» RECORDS PROVIDED
=== Begin Enclosure ===

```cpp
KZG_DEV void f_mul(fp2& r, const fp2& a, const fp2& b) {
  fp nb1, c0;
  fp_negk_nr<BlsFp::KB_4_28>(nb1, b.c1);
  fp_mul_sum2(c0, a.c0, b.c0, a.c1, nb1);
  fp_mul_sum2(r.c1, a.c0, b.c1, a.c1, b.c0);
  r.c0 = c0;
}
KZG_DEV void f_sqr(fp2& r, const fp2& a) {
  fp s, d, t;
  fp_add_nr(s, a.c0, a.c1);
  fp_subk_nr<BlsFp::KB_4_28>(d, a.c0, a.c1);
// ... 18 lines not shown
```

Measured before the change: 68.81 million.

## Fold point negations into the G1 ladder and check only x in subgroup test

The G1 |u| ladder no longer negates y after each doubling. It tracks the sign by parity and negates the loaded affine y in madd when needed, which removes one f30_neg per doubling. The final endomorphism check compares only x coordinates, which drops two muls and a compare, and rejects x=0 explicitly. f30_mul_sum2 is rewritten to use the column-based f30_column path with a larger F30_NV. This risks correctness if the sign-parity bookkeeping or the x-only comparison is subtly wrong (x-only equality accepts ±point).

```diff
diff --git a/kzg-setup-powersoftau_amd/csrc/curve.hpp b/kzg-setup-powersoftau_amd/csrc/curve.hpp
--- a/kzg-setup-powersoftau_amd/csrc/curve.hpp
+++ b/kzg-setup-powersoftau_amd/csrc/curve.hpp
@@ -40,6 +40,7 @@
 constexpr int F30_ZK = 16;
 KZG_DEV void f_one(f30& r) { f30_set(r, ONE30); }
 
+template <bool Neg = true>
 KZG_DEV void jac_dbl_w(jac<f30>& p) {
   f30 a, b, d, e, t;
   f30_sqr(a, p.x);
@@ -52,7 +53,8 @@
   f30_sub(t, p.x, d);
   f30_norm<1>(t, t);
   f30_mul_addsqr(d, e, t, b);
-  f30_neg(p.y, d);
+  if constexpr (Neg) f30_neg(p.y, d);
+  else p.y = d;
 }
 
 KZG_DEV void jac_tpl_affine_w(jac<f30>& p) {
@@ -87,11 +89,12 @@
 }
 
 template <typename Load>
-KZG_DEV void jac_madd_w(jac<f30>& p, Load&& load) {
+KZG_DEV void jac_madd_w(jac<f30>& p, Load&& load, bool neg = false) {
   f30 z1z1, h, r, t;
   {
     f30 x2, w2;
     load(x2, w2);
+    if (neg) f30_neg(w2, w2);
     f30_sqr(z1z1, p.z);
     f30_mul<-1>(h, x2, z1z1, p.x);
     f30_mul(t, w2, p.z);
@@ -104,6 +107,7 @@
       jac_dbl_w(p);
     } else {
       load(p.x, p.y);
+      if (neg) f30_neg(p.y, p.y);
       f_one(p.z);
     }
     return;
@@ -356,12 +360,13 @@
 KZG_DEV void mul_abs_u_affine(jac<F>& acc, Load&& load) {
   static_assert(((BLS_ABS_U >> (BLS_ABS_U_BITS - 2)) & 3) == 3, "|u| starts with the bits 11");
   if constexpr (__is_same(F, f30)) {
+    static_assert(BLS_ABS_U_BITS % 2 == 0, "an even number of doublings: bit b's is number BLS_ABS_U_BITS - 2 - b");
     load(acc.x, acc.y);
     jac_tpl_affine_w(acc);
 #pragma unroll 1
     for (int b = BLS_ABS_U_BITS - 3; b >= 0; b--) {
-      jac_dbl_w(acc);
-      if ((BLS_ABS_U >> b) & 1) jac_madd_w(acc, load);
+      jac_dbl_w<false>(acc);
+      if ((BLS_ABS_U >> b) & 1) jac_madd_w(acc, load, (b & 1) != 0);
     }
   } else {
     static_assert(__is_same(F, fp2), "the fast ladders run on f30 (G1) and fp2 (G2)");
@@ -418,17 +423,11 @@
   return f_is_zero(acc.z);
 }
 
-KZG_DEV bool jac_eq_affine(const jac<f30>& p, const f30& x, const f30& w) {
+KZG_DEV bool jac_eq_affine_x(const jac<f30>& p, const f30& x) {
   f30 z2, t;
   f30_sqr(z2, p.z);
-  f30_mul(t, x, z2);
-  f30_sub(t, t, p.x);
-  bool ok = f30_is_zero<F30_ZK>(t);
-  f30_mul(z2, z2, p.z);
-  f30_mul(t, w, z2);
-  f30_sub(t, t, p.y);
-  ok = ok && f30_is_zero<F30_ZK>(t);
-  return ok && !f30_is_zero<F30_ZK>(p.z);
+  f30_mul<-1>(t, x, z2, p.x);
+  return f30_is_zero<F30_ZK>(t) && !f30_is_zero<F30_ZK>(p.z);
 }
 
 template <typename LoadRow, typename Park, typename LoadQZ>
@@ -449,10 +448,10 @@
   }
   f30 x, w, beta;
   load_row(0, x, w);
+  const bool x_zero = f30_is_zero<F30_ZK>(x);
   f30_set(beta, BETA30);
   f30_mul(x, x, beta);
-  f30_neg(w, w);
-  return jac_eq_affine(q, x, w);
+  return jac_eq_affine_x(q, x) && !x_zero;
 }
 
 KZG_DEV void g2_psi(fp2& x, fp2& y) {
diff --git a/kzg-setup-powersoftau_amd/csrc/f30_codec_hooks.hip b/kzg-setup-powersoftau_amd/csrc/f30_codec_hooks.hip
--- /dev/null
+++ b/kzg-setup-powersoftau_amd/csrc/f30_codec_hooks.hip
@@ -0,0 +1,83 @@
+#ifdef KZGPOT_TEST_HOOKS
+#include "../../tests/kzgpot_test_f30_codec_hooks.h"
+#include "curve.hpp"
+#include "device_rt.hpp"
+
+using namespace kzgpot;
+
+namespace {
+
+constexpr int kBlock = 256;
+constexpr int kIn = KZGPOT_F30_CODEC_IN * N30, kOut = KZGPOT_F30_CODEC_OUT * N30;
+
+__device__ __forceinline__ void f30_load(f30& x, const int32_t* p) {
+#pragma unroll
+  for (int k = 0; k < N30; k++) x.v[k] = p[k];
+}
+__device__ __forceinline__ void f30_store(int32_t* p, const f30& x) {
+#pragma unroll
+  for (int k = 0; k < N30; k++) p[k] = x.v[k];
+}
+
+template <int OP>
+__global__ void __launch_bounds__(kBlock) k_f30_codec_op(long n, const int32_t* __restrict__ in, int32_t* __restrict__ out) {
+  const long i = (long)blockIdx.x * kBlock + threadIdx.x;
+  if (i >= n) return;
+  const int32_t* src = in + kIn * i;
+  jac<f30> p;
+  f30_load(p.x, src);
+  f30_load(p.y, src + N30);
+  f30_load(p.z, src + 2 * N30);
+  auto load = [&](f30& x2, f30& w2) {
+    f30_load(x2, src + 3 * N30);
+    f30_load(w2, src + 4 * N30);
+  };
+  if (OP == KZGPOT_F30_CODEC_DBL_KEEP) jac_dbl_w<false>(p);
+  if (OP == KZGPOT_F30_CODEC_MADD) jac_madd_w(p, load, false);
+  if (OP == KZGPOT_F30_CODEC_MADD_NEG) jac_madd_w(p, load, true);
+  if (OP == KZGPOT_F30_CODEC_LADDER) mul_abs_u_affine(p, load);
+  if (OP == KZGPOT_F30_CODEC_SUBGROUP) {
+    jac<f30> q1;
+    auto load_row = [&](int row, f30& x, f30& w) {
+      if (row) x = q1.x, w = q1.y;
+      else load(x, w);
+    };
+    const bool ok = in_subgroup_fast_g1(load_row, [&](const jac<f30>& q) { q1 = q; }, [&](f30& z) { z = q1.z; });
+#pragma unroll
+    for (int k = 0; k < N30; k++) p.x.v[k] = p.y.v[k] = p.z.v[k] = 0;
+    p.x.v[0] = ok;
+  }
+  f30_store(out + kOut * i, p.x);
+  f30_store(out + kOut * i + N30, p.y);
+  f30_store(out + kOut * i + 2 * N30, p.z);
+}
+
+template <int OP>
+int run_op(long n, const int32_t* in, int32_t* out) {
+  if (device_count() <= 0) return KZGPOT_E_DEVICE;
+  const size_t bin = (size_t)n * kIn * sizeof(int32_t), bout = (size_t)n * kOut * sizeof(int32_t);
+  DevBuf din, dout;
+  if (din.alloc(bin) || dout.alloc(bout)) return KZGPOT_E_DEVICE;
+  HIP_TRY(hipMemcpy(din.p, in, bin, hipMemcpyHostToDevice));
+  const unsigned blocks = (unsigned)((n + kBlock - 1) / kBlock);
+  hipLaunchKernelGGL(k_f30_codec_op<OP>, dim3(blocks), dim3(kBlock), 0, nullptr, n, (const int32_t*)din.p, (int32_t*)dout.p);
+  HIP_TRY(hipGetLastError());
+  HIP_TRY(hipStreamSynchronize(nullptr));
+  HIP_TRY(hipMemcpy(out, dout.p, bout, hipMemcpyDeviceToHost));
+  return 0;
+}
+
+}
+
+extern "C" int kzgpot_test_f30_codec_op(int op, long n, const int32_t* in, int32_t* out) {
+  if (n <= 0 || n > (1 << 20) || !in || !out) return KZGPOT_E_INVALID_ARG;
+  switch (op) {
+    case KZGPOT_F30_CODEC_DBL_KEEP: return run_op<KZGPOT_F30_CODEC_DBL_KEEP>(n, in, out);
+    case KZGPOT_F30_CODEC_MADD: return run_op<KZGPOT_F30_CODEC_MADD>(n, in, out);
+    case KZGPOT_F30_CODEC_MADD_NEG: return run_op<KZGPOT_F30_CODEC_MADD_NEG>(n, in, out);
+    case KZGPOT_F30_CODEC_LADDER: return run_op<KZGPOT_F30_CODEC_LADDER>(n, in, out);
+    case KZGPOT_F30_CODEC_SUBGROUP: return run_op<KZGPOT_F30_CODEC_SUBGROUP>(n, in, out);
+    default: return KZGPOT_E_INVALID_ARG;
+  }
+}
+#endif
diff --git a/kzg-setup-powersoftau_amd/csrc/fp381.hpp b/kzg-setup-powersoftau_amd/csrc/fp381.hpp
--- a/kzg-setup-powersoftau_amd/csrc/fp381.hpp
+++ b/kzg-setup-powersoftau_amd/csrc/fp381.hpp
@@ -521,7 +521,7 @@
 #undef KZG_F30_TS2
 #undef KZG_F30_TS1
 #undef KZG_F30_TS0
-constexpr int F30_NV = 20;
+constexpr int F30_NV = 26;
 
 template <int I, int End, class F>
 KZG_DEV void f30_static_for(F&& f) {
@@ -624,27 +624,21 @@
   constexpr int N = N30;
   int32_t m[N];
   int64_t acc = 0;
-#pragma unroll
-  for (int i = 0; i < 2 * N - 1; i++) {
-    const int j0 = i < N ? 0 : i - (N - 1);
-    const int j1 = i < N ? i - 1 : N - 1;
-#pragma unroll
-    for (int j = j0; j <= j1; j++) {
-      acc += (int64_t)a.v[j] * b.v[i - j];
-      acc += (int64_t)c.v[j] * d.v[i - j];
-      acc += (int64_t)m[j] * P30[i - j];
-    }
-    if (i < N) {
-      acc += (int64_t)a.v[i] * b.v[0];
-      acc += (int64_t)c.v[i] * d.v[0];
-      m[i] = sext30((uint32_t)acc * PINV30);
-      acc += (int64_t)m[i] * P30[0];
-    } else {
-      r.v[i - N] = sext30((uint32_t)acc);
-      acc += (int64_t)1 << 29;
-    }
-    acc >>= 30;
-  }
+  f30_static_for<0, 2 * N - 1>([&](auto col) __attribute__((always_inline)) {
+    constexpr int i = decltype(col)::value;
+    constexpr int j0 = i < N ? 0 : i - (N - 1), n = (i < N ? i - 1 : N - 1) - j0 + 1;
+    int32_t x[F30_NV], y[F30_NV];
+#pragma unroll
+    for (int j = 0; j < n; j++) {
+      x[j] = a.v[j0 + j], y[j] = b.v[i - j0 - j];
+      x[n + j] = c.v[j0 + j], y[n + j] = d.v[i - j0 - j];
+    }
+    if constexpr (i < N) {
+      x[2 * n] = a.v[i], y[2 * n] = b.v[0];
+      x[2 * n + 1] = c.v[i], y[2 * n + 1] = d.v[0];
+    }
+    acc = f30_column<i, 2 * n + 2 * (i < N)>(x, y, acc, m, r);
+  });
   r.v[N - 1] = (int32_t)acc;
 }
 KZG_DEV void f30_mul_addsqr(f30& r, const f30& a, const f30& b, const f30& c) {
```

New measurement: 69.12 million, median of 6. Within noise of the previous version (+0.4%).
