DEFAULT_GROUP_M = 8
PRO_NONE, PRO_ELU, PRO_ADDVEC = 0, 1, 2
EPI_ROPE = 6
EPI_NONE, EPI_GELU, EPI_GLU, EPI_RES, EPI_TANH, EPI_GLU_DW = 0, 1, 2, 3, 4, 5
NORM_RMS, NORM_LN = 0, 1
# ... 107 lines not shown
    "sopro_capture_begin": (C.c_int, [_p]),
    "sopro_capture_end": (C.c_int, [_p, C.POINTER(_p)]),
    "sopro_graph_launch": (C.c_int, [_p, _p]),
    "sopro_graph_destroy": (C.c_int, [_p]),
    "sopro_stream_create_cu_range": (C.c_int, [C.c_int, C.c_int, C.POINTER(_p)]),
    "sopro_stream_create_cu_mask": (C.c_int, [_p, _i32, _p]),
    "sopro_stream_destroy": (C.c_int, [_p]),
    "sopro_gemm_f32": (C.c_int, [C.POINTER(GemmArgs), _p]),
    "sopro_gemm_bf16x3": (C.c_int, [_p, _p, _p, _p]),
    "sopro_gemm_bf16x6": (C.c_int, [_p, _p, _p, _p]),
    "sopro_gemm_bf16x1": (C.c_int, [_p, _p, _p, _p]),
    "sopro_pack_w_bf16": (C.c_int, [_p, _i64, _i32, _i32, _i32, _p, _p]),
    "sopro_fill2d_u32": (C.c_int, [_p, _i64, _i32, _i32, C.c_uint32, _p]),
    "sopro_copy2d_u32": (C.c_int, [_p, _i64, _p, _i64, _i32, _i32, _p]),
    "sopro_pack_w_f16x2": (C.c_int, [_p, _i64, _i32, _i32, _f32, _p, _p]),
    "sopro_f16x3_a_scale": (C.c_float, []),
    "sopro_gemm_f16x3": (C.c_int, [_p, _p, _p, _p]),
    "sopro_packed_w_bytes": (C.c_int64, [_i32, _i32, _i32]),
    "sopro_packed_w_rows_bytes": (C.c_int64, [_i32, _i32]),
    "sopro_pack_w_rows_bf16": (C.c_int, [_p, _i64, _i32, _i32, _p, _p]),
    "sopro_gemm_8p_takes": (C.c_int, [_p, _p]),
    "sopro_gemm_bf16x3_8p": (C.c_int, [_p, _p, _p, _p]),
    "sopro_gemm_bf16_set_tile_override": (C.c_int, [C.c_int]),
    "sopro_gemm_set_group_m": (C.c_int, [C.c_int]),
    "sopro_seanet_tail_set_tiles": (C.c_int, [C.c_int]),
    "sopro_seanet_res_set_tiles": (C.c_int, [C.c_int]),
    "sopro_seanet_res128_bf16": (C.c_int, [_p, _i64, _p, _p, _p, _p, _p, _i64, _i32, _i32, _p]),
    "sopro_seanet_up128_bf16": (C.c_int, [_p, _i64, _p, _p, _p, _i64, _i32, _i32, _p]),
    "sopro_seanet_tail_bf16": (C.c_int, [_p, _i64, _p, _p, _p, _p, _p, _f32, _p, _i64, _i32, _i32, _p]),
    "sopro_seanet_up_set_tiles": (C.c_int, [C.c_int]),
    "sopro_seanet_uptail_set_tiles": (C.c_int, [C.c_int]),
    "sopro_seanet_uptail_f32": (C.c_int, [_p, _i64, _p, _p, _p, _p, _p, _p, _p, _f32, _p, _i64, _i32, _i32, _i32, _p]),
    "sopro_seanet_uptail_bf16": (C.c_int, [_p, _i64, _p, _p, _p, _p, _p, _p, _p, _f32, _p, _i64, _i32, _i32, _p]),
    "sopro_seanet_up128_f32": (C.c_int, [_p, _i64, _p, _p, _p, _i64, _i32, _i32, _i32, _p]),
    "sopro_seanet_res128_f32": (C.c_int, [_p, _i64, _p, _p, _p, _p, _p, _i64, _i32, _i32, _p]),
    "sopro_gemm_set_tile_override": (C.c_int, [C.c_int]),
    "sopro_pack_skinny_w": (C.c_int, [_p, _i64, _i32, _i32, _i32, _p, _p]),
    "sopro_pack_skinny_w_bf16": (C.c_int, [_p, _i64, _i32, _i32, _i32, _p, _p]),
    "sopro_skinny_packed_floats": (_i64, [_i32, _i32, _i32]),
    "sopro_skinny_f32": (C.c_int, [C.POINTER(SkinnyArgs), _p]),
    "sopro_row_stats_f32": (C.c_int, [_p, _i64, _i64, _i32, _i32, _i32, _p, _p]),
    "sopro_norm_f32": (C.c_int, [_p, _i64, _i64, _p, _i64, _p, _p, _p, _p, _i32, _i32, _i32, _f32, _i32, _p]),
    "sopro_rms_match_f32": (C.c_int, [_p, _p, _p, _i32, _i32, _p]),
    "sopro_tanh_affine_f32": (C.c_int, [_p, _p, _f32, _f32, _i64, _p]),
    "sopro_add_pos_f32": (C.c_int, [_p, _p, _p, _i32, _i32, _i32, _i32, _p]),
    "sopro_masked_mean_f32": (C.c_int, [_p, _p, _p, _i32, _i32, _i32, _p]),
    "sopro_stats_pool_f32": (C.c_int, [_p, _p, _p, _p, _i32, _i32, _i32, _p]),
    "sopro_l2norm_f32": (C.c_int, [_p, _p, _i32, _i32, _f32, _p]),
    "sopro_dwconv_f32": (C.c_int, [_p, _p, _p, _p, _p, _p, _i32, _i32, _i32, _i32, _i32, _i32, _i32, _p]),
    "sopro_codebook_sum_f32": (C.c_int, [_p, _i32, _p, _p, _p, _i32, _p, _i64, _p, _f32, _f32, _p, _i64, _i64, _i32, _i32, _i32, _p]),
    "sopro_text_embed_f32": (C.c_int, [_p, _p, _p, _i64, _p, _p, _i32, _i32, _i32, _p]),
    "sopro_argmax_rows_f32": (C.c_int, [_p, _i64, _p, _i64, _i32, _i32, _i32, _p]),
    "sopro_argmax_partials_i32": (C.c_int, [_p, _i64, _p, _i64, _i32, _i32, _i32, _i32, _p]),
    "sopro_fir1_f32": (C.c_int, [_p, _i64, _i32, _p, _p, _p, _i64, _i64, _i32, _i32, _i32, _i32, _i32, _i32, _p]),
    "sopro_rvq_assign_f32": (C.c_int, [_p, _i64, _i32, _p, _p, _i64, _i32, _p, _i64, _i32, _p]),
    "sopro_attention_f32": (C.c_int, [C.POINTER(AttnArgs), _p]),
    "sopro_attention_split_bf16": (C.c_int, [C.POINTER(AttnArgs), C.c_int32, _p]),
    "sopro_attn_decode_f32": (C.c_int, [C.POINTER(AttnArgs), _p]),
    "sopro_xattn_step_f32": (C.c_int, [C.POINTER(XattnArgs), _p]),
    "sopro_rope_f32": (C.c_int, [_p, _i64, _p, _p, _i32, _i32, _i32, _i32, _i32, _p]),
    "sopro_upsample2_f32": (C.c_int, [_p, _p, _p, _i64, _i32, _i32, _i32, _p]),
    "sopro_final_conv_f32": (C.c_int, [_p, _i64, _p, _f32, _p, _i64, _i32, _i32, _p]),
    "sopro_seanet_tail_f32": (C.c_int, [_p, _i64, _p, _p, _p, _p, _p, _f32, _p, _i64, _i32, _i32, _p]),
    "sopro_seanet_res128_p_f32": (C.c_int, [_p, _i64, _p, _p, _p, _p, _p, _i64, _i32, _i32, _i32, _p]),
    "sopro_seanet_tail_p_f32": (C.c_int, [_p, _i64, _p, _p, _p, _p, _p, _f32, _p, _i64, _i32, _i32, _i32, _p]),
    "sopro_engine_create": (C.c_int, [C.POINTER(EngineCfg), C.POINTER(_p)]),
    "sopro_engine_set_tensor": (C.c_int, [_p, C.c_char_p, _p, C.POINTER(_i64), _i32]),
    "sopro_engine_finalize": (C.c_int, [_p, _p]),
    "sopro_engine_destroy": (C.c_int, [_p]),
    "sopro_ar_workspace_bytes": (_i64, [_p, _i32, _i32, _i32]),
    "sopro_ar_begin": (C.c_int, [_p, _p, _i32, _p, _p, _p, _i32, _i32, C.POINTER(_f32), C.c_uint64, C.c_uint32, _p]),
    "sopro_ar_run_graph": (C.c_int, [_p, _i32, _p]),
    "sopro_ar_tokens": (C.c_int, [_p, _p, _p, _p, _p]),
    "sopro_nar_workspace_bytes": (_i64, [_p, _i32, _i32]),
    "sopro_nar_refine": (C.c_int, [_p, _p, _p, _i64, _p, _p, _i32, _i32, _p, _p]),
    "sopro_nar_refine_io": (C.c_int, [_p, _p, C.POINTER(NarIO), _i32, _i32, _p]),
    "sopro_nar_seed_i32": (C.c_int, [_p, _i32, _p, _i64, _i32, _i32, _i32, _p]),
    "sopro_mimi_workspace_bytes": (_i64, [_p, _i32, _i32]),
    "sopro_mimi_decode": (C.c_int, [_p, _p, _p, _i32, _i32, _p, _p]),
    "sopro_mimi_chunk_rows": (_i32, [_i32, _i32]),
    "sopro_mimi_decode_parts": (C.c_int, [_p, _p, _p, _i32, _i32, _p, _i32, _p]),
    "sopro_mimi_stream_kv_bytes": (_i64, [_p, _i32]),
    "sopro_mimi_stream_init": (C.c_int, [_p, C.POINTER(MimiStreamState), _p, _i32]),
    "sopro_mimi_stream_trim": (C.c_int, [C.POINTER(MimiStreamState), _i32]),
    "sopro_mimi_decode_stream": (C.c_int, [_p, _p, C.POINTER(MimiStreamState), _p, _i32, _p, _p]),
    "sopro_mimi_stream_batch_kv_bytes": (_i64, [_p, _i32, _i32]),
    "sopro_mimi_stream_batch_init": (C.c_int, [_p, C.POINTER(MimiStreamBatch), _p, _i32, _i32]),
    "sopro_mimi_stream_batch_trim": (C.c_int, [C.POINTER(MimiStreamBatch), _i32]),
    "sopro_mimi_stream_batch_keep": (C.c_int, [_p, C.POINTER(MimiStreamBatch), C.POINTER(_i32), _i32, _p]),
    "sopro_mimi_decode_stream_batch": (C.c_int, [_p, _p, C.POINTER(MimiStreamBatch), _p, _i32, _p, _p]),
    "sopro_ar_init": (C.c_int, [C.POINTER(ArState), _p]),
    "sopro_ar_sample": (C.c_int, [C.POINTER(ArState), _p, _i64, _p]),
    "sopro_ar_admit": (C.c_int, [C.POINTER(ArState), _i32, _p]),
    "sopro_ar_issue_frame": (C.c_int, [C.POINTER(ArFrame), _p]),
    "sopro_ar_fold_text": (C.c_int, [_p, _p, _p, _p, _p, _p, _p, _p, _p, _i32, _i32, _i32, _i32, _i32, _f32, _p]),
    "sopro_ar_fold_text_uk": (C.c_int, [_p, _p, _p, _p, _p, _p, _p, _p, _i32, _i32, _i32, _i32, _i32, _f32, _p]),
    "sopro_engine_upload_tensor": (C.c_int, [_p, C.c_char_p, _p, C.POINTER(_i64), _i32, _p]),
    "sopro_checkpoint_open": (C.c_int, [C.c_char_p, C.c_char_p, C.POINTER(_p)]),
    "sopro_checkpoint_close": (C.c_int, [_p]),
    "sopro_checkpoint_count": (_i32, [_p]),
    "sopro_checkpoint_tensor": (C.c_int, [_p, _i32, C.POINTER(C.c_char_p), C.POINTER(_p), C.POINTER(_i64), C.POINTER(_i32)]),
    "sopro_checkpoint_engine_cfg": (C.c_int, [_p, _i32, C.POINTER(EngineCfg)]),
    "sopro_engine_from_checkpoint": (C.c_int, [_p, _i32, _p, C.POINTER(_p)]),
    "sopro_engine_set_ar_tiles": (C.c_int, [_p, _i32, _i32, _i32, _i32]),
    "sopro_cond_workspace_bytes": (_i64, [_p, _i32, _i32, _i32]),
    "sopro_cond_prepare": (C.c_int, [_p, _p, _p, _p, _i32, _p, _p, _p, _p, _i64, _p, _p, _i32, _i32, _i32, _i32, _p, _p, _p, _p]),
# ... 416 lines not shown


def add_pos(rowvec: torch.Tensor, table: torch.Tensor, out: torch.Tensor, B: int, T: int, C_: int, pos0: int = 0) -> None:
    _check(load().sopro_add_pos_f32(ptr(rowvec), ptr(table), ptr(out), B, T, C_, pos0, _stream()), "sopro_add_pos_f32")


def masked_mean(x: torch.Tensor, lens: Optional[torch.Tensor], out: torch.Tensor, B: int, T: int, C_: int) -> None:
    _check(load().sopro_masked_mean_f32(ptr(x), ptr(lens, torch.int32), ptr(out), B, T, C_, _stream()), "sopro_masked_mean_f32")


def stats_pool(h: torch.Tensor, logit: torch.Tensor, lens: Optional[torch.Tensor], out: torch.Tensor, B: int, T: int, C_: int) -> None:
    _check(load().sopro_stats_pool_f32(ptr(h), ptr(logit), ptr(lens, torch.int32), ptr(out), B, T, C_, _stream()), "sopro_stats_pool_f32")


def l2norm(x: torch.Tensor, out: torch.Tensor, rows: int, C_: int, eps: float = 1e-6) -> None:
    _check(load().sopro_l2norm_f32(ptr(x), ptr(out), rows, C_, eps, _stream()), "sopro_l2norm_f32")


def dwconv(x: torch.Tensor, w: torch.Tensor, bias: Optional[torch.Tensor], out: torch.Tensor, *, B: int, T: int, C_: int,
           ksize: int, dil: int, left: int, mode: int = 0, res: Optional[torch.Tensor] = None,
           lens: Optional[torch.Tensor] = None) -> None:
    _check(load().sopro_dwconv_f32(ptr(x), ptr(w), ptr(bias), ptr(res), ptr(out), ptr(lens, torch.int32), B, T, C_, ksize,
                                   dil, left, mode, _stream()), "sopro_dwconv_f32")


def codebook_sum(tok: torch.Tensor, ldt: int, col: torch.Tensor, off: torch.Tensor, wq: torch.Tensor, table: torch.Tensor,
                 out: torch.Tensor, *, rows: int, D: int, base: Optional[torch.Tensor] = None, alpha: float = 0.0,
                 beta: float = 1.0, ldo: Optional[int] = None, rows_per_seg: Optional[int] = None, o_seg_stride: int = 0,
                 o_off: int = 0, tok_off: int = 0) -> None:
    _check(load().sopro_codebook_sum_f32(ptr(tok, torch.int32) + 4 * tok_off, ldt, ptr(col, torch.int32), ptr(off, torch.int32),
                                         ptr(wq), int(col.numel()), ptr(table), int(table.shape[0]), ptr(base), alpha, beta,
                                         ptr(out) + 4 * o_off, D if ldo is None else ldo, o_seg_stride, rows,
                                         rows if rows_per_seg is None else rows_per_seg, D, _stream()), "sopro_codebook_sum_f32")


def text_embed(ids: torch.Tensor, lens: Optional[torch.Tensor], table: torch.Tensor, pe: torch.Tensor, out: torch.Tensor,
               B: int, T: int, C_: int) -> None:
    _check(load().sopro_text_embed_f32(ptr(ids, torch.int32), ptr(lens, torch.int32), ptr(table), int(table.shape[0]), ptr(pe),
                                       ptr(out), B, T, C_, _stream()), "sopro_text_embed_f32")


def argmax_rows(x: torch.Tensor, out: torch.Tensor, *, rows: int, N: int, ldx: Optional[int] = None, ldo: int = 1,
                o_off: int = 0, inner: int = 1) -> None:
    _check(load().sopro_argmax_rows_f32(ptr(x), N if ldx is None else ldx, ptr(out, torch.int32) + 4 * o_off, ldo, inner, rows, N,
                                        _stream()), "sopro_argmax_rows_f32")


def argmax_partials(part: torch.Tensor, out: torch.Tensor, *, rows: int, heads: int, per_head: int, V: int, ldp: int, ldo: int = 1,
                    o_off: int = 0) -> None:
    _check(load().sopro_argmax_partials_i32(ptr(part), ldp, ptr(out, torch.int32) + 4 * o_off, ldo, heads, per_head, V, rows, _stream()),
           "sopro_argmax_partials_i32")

=== End Enclosure ===

» WORK ITEM
Report only the number of lines above that contain "constexpr".

» TASK RESPONSE
11